DATA SHOWN.
__global__ void __launch_bounds__(256, 1) k_wino_conv3x3_split(const WinoParams P) {
    extern __shared__ __attribute__((aligned(16))) float lds[];
    const int tid = threadIdx.x, lane = tid & 63, wave = tid >> 6;
    int ks, tb;
    wino_schedule(P.KS, P.n_blocks, ks, tb);
    if (tb >= P.n_blocks) return;
    uint32_t need[2] = {~0u, ~0u};
    if (P.live) {
        if (tb >= P.live[0]) return;
        const int32_t* const ent = P.live + POD_SPARSE_LIVE_HEAD + (int64_t)POD_SPARSE_LIVE_STRIDE * tb;
        tb = ent[0];
        need[0] = (uint32_t)ent[1 + (tid >> 5)];
        need[1] = (uint32_t)ent[9 + (tid >> 5 < 3 ? tid >> 5 : 2)];
    }
    WINO_STAMP(0);
    WINO_STAMP_WALL(12);
    uint32_t slot_e[12];
    int mini_pidx[3], dmini[3], doff[12];
    WINO_FILL_SLOTS(slot_e, mini_pidx, tid);
    const int nchunk_all = P.C >> 4;
    const int nchunk = P.c_split ? P.c_split : nchunk_all;
    const int chunk0 = (int)blockIdx.y * nchunk;
    const int i32 = lane & 31, h = lane >> 5;
    const int a = __builtin_amdgcn_readfirstlane(wave);
    const int set = (tb >= P.sets.first[1] ? 1 : 0) + (tb >= P.sets.first[2] ? 1 : 0) + (tb >= P.sets.first[3] ? 1 : 0);
    const float* const set_U = P.sets.U[set];
    const float* const set_in = P.sets.in[set];
    float* const set_out = P.sets.out[set];
    const float* const set_bias = P.sets.bias[set];
    const float in_amax_slot = wino_load_amax(P.sets.in_amax[set]);
    const float u_amax = *reinterpret_cast<const float*>(reinterpret_cast<const char*>(set_U) + (int64_t)P.KS * (P.C >> 4) * WINO_US_BYTES);
    float* const set_out_amax = P.sets.out_amax[set];
    const uint64_t set_offset = P.sets.offset[set];
    const int set_replicas = P.sets.replicas[set], set_k_planes = P.sets.k_planes[set];
    const auto u_rsrc = __builtin_amdgcn_make_buffer_rsrc(const_cast<char*>(reinterpret_cast<const char*>(set_U) + ((int64_t)ks * nchunk_all + chunk0) * WINO_US_BYTES), 0,
                                                          nchunk * WINO_US_BYTES, 0x00020000);
    const int u_off = (a * 6 * 4 * 64 + h * 32 + i32) * 16;
    constexpr int WINO_U_LEAD = 3;
    vu32x4 uP[6][4];
    auto filter_piece = [&](int q16, int p, vu32x4(&u)[4], int i) {
        u[i] = __builtin_bit_cast(vu32x4, __builtin_amdgcn_raw_buffer_load_b128(u_rsrc, u_off, q16 * WINO_US_BYTES + (p * 4 + i) * 1024, 0));
    };
#pragma unroll
    for (int pp = 0; pp < WINO_U_LEAD; ++pp)
#pragma unroll
        for (int i = 0; i < 4; ++i) filter_piece(0, pp, uP[pp], i);
    const WinoBlock B = wino_block(P.blocks[tb]);
    int row0, row1;
    float sgn;
    wino_rows(a, row0, row1, sgn);
    const int ty = i32 >> 2, tx = i32 & 3;
    const uint32_t lds_base = (uint32_t)(uintptr_t)(__attribute__((address_space(3))) float*)lds;
    uint32_t areg[2][2][2][2];
    uint32_t amini[2];
#pragma unroll
    for (int rs = 0; rs < 2; ++rs) {
        const int py = 2 * ty + (rs ? row1 : row0);
        const int p0 = 2 * (((py & 3) + 4 * (py >> 3)) * 18 + 4 * tx) + ((py >> 2) & 1);
#pragma unroll
        for (int cl = 0; cl < 2; ++cl) {
            const int rot = ((tx + cl) & 3) + 4 * ((py >> 1) & 1);
#pragma unroll
            for (int c16 = 0; c16 < 2; ++c16)
#pragma unroll
                for (int hf = 0; hf < 2; ++hf) areg[rs][cl][c16][hf] = lds_base + p0 * 128 + ((4 * c16 + 2 * h + hf + rot) & 7) * 16;
        }
    }
#pragma unroll
    for (int rs = 0; rs < 2; ++rs) amini[rs] = lds_base + 2 * WINO_SB_FLOATS * 4 + h * 12288 + ((2 * ty + (rs ? row1 : row0)) * 21 + tx) * 32;
    const auto r_rsrc = __builtin_amdgcn_make_buffer_rsrc(const_cast<float*>(set_in + B.base_px * P.in_stride + chunk0 * 16), 0,
                                                          B.n_img * B.HWi * P.in_stride * 4 - chunk0 * 64, 0x00020000);
    int* const pix_tab = wino_pixel_table(lds);
    WINO_FILL_PIXEL_TABLE(pix_tab, B, need, tid);
    wino_mini_offsets(&P, pix_tab, mini_pidx, dmini, lane);
    auto main_offsets = [&]() {
#pragma unroll
        for (int i = 0; i < 12; ++i) doff[i] = pix_tab[slot_e[i] & 0xFFFF];
#pragma unroll
        for (int i = 0; i < 12; ++i) doff[i] = wino_byte_offset(&P, doff[i], 4 * (((lane & 7) - (int)(slot_e[i] >> 16)) & 7));
    };

    f32x4 stg[6];
    const uint32_t stg_addr = lds_base + a * 12288 + lane * 16;
    auto stage_load = [&](int k, int sc, int i) {
        stg[k] = __builtin_bit_cast(f32x4, __builtin_amdgcn_raw_buffer_load_b128(r_rsrc, doff[i], sc * 128, 0));
    };
    auto stage_write = [&](int par, int k, int i) {
        *reinterpret_cast<__attribute__((address_space(3))) f32x4*>((uintptr_t)(stg_addr + par * (WINO_SB_FLOATS * 4) + i * 1024)) = stg[k];
    };

    f32x16 acc[12];
    f32x4 x[12];
    vu32x4 Vb[6][2];
    float tN[6][4], vN[2][6][4];
    if (POD_WINO_ELIM) {
#pragma unroll
    for (int i = 0; i < 12; ++i) Vb[i / 2][i % 2] = vu32x4{0x3c003c00u + i, 0x3c003c00u, 0x3c003c00u, 0x3c003c00u + lane};
#pragma unroll
    for (int i = 0; i < 12; ++i) x[i] = f32x4{1e-3f, 2e-3f, 3e-3f, 4e-3f} * (float)(lane + i);
#pragma unroll
    for (int i = 0; i < 48; ++i) vN[i / 24][(i / 4) % 6][i % 4] = x[i / 4][i % 4];
#pragma unroll
    for (int i = 0; i < 24; ++i) tN[i / 4][i % 4] = x[i / 4][i % 4];
    }
#define WINO_READ(par, c16, hf, i)                                                                                                  \
    asm volatile("ds_read_b128 %0, %1 offset:%2" : "=v"(x[i]) : "v"(areg[(i) / 6][((i) % 6) >> 2][c16][hf]), "i"((par) * WINO_SB_FLOATS * 4 + ((i) % 6) * 256))
#define WINO_READ_MINI(hf, i)                                                                                                        \
    asm volatile("ds_read_b128 %0, %1 offset:%2" : "=v"(x[i]) : "v"(amini[(i) / 6]), "i"((hf) * 16 + ((((i) % 6) & 3) * 5 + (((i) % 6) >> 2)) * 32))
#define WINO_READ12(M, ...)                                                                                                          \
    M(__VA_ARGS__, 0); M(__VA_ARGS__, 1); M(__VA_ARGS__, 2); M(__VA_ARGS__, 3); M(__VA_ARGS__, 4); M(__VA_ARGS__, 5);                \
    M(__VA_ARGS__, 6); M(__VA_ARGS__, 7); M(__VA_ARGS__, 8); M(__VA_ARGS__, 9); M(__VA_ARGS__, 10); M(__VA_ARGS__, 11)
#define WINO_READS_LANDED()                                                                                                           \
    asm volatile("s_waitcnt lgkmcnt(0)" : "+v"(x[0]), "+v"(x[1]), "+v"(x[2]), "+v"(x[3]), "+v"(x[4]), "+v"(x[5]), "+v"(x[6]), "+v"(x[7]), \
                 "+v"(x[8]), "+v"(x[9]), "+v"(x[10]), "+v"(x[11]))
    auto rows_combine = [&](int c0, int c1) __attribute__((always_inline)) {
#pragma unroll
        for (int c = c0; c < c1; ++c) {
#pragma unroll
            for (int e = 0; e < 4; ++e) tN[c][e] = __builtin_fmaf(sgn, x[6 + c][e], x[c][e]);
        }
    };
    float w0s[4], w1s[4], evs[4], ods[4], fs[4], gs[4];
    auto columns_level1 = [&](int e) __attribute__((always_inline)) {
        w0s[e] = __builtin_fmaf(-5.0f, tN[2][e], tN[4][e]);
        w1s[e] = __builtin_fmaf(-5.0f, tN[3][e], tN[5][e]);
        evs[e] = __builtin_fmaf(-4.0f, tN[2][e], tN[4][e]);
        ods[e] = __builtin_fmaf(-4.0f, tN[1][e], tN[3][e]);
        fs[e] = tN[4][e] - tN[2][e];
        gs[e] = tN[3][e] - tN[1][e];
    };
    auto columns_level2 = [&](int hf, int e) __attribute__((always_inline)) {
        vN[hf][0][e] = __builtin_fmaf(4.0f, tN[0][e], w0s[e]);
        vN[hf][5][e] = __builtin_fmaf(4.0f, tN[1][e], w1s[e]);
        vN[hf][1][e] = evs[e] + ods[e];
        vN[hf][2][e] = evs[e] - ods[e];
        vN[hf][3][e] = __builtin_fmaf(2.0f, gs[e], fs[e]);
        vN[hf][4][e] = __builtin_fmaf(-2.0f, gs[e], fs[e]);
    };
    const float sv = __builtin_bit_cast(float, __builtin_amdgcn_readfirstlane(__builtin_bit_cast(int, wino_pow2_scale(wino_reduce_amax(in_amax_slot), WINO_V_TOP))));
    auto split_convert = [&](int p, int term) __attribute__((always_inline)) {
        vu32x4 w;
#pragma unroll
        for (int i = 0; i < 4; ++i) {
            w[i] = term == 0 ? wino_f16_pair_scaled(vN[i >> 1][p][2 * (i & 1)], vN[i >> 1][p][2 * (i & 1) + 1], sv)
                             : wino_f16_pair(vN[i >> 1][p][2 * (i & 1)], vN[i >> 1][p][2 * (i & 1) + 1]);
        }
        Vb[p][term] = w;
    };
    auto split_residual = [&](int p, int i0, int i1) __attribute__((always_inline)) {
#pragma unroll
        for (int i = i0; i < i1; ++i) {
            float& lo = vN[i >> 1][p][2 * (i & 1)];
            float& hi = vN[i >> 1][p][2 * (i & 1) + 1];
            wino_f16_residual_scaled(Vb[p][0][i], lo, hi, sv);
        }
    };
    auto split_position = [&](int p) __attribute__((always_inline)) {
        split_convert(p, 0); split_residual(p, 0, 4); split_convert(p, 1);
    };
    auto make_v = [&](int hf) __attribute__((always_inline)) {
        if (POD_WINO_ELIM & 8) return;
        rows_combine(0, 6);
#pragma unroll
        for (int e = 0; e < 4; ++e) columns_level1(e);
#pragma unroll
        for (int e = 0; e < 4; ++e) columns_level2(hf, e);
    };
    auto split_all = [&]() __attribute__((always_inline)) {
        if (POD_WINO_ELIM & 8) return;
#pragma unroll
        for (int p = 0; p < 6; ++p) split_position(p);
    };

    constexpr int N_UNITS = 58, N_SLOTS = 36;
    auto unit = [&](auto U, auto npar_t, auto n16_t, auto hasA_t) __attribute__((always_inline)) {
        constexpr int u = decltype(U)::value, npar = decltype(npar_t)::value, n16 = decltype(n16_t)::value;
        if constexpr (POD_WINO_ELIM & 8) { if constexpr (u >= 3 && !(u >= 13 && u < 16)) return; }
        if constexpr (u < 3) {
            if constexpr (!(POD_WINO_ELIM & 1)) { WINO_READ(npar, n16, 0, 4 * u); WINO_READ(npar, n16, 0, 4 * u + 1); WINO_READ(npar, n16, 0, 4 * u + 2); WINO_READ(npar, n16, 0, 4 * u + 3); }
        } else if constexpr (u < 7) {
            if constexpr (decltype(hasA_t)::value) {
                constexpr int k = u - 3;
                if constexpr (k == 0) split_convert(5, 0);
                else if constexpr (k == 1) split_residual(5, 0, 2);
                else if constexpr (k == 2) split_residual(5, 2, 4);
                else split_convert(5, 1);
            }
        } else if constexpr (u < 13) {
            if constexpr (u == 7) WINO_READS_LANDED();
            rows_combine(u - 7, u - 6);
        } else if constexpr (u < 16) {
            if constexpr (!(POD_WINO_ELIM & 1)) { WINO_READ(npar, n16, 1, 4 * (u - 13)); WINO_READ(npar, n16, 1, 4 * (u - 13) + 1); WINO_READ(npar, n16, 1, 4 * (u - 13) + 2); WINO_READ(npar, n16, 1, 4 * (u - 13) + 3); }
        } else if constexpr (u < 24) {
            constexpr int k = u - 16;
            if constexpr (k < 4) columns_level1(k);
            else columns_level2(0, k - 4);
        } else if constexpr (u < 30) {
            if constexpr (u == 24) WINO_READS_LANDED();
            rows_combine(u - 24, u - 23);
        } else if constexpr (u < 38) {
            constexpr int k = u - 30;
            if constexpr (k < 4) columns_level1(k);
            else columns_level2(1, k - 4);
        } else {
            constexpr int p = (u - 38) / 4, k = (u - 38) % 4;
            if constexpr (k == 0) split_convert(p, 0);
            else if constexpr (k == 1) split_residual(p, 0, 2);
            else if constexpr (k == 2) split_residual(p, 2, 4);
            else split_convert(p, 1);
        }
    };
    const int last = nchunk - 1, last_s = last >> 1;
    const int sc1 = last_s < 1 ? last_s : 1;
#pragma unroll
    for (int r = 0; r < 3; ++r) wino_mini_piece(r_rsrc, lds, a, 0, r, dmini[r]);
#pragma unroll
    for (int r = 0; r < 3; ++r) wino_mini_piece(r_rsrc, lds, a, 1, r, dmini[r]);
    WINO_STAMP(9);
    main_offsets();
    WINO_STAMP(10);
#pragma unroll
    for (int i = 0; i < 12; ++i) wino_patch_piece(r_rsrc, lds, a, 0, i, doff[i]);
#pragma unroll
    for (int i = 0; i < 6; ++i) wino_patch_piece(r_rsrc, lds + WINO_SB_FLOATS, a, sc1, i, doff[i]);
#pragma unroll
    for (int i = 0; i < 6; ++i) stage_load(i, sc1, 6 + i);
    WINO_STAMP(11);
    __builtin_amdgcn_s_waitcnt(WINO_WAIT_VM24);
    __builtin_amdgcn_s_barrier();
    WINO_STAMP(1);
    WINO_READ12(WINO_READ_MINI, 0);
    WINO_READS_LANDED();
    __builtin_amdgcn_sched_barrier(0);
    make_v(0);
    __builtin_amdgcn_sched_barrier(0);
    WINO_READ12(WINO_READ_MINI, 1);
    WINO_READS_LANDED();
    __builtin_amdgcn_sched_barrier(0);
    make_v(1);
    split_all();
    __builtin_amdgcn_sched_barrier(0);
    WINO_STAMP(2);
    const f32x16 zero16 = {0.f, 0.f, 0.f, 0.f, 0.f, 0.f, 0.f, 0.f, 0.f, 0.f, 0.f, 0.f, 0.f, 0.f, 0.f, 0.f};
    auto chunk = [&](auto mode_t, auto c16_t, auto par_t, auto tail_t, int q) {
        constexpr int mode = decltype(mode_t)::value, c16 = decltype(c16_t)::value, par = decltype(par_t)::value, tail = decltype(tail_t)::value;
        constexpr bool do_load = !(tail & WINO_TAIL_NO_LOAD), do_park = !(tail & WINO_TAIL_NO_PARK), is_last = (tail & WINO_TAIL_LAST) != 0;
        static_assert((tail == 0 || mode == 2) && (!is_last || (!do_load && !do_park)), "tail forms are steady-state chunks; the last one has no stage traffic");
        constexpr int n16 = c16 ^ 1, npar = c16 == 1 ? par ^ 1 : par;
        const int qn = q + 1 <= last ? q + 1 : last;
        const int ls0 = (q >> 1) + 2, ls = ls0 < last_s ? ls0 : last_s;
        wino_static_for([&](auto J) __attribute__((always_inline)) {
            constexpr int j = decltype(J)::value, p = j / 6, m = j % 6, kb = m & 1, prod = m >> 1;
            constexpr int sa = prod == 1 ? 1 : 0;
            constexpr int sb = prod == 0 ? 1 : 0;
            if constexpr (mode == 0 && prod == 0)
                acc[p * 2 + kb] = __builtin_amdgcn_mfma_f32_32x32x16_f16(__builtin_bit_cast(wino_f16x8, uP[p][kb * 2 + sa]), __builtin_bit_cast(wino_f16x8, Vb[p][sb]), zero16, 0, 0, 0);
            else
                acc[p * 2 + kb] = __builtin_amdgcn_mfma_f32_32x32x16_f16(__builtin_bit_cast(wino_f16x8, uP[p][kb * 2 + sa]), __builtin_bit_cast(wino_f16x8, Vb[p][sb]), acc[p * 2 + kb], 0, 0, 0);
            if constexpr (m < 4 && (!is_last || p + WINO_U_LEAD < 6)) { if (!(POD_WINO_ELIM & 2)) filter_piece(p + WINO_U_LEAD >= 6 ? qn : q, (p + WINO_U_LEAD) % 6, uP[(p + WINO_U_LEAD) % 6], m); }
            if constexpr (m == 4 && do_park) { if (!(POD_WINO_ELIM & 4)) stage_write(c16 == 0 ? par ^ 1 : par, p, c16 == 0 ? 6 + p : p); }
            if constexpr (p == 5 && m >= 4 && do_load) {
                if (!(POD_WINO_ELIM & 4)) {
                    stage_load(3 * (m - 4), ls, 6 * c16 + 3 * (m - 4));
                    stage_load(3 * (m - 4) + 1, ls, 6 * c16 + 3 * (m - 4) + 1);
                    stage_load(3 * (m - 4) + 2, ls, 6 * c16 + 3 * (m - 4) + 2);
                }
            }
            if constexpr (mode != 0) {
                constexpr int u0 = j * N_UNITS / N_SLOTS, u1 = (j + 1) * N_UNITS / N_SLOTS;
                wino_static_for([&](auto K) __attribute__((always_inline)) {
                    constexpr int u = u0 + decltype(K)::value;
                    if constexpr (!is_last || (u >= 3 && u < 7))
                        unit(std::integral_constant<int, u>{}, std::integral_constant<int, npar>{}, std::integral_constant<int, n16>{}, std::integral_constant<bool, mode == 2>{});
                }, std::make_integer_sequence<int, u1 - u0>{});
            }
            __builtin_amdgcn_sched_barrier(0);
        }, std::make_integer_sequence<int, N_SLOTS>{});
        if constexpr (do_park) {
            __builtin_amdgcn_s_waitcnt(WINO_WAIT_LGKM0);
            __builtin_amdgcn_s_barrier();
        }
        if constexpr (mode == 0) {
            if (q >= last) return;
            if constexpr (!(POD_WINO_ELIM & 1)) WINO_READ12(WINO_READ, npar, n16, 0);
            WINO_READS_LANDED();
            __builtin_amdgcn_sched_barrier(0);
            make_v(0);
            __builtin_amdgcn_sched_barrier(0);
            if constexpr (!(POD_WINO_ELIM & 1)) WINO_READ12(WINO_READ, npar, n16, 1);
            WINO_READS_LANDED();
            __builtin_amdgcn_sched_barrier(0);
            make_v(1);
            split_all();
            __builtin_amdgcn_sched_barrier(0);
            __builtin_amdgcn_s_barrier();
        }
    };
    using std::integral_constant;
    constexpr integral_constant<int, 0> I0{};
    constexpr integral_constant<int, 1> I1{};
    constexpr integral_constant<int, 2> I2{};
    const bool peel = (nchunk & 3) == 0;
    const int nloop = peel ? nchunk - 4 : nchunk;
    chunk(I0, I0, I0, I0, 0);
    if (nchunk > 1) chunk(I1, I1, I0, I0, 1);
    for (int base = 0;; base += 4) {
#define WINO_CHUNK(t)                                                                                                              \
    if (base + (t) >= nloop) break;                                                                                                \
    chunk(I2, integral_constant<int, (t) & 1>{}, integral_constant<int, ((t) >> 1) & 1>{}, I0, base + (t));
        WINO_CHUNK(2) WINO_CHUNK(3) WINO_CHUNK(4) WINO_CHUNK(5)
#undef WINO_CHUNK
    }
    if (peel) {
        if (nchunk > 4) {
            chunk(I2, I0, I0, integral_constant<int, WINO_TAIL_NO_LOAD>{}, nchunk - 4);
            chunk(I2, I1, I0, integral_constant<int, WINO_TAIL_NO_LOAD | WINO_TAIL_NO_PARK>{}, nchunk - 3);
        }
        chunk(I2, I0, I1, integral_constant<int, WINO_TAIL_NO_LOAD | WINO_TAIL_NO_PARK>{}, nchunk - 2);
        chunk(I2, I1, I1, integral_constant<int, WINO_TAIL_NO_LOAD | WINO_TAIL_NO_PARK | WINO_TAIL_LAST>{}, nchunk - 1);
    }
    __syncthreads();
    WINO_STAMP(3);

    if (!wino_output_stage(acc, lds, a, i32, h)) return;
    const float inv = wino_pow2_inverse(sv) * wino_pow2_inverse(wino_pow2_scale(u_amax, WINO_U_TOP));
    const WinoStore S{set_out + (int64_t)blockIdx.y * P.split_out_stride, set_bias, set_out_amax, inv, set_offset, set_replicas, set_k_planes};
    const float lmax = S.k_planes > 0 ? wino_store_planes(P, B, S, lds, ks) : wino_store_channels_last(P, B, S, lds, ks);
    if (set_out_amax) wino_publish_amax_block(set_out_amax, lmax);
    WINO_STAMP_END();
}

}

WHAT IS BEING ASKED. Reproduce every line of the records containing the string "live".

RESULT OF THIS TASK.
    if (P.live) {
        if (tb >= P.live[0]) return;
        const int32_t* const ent = P.live + POD_SPARSE_LIVE_HEAD + (int64_t)POD_SPARSE_LIVE_STRIDE * tb;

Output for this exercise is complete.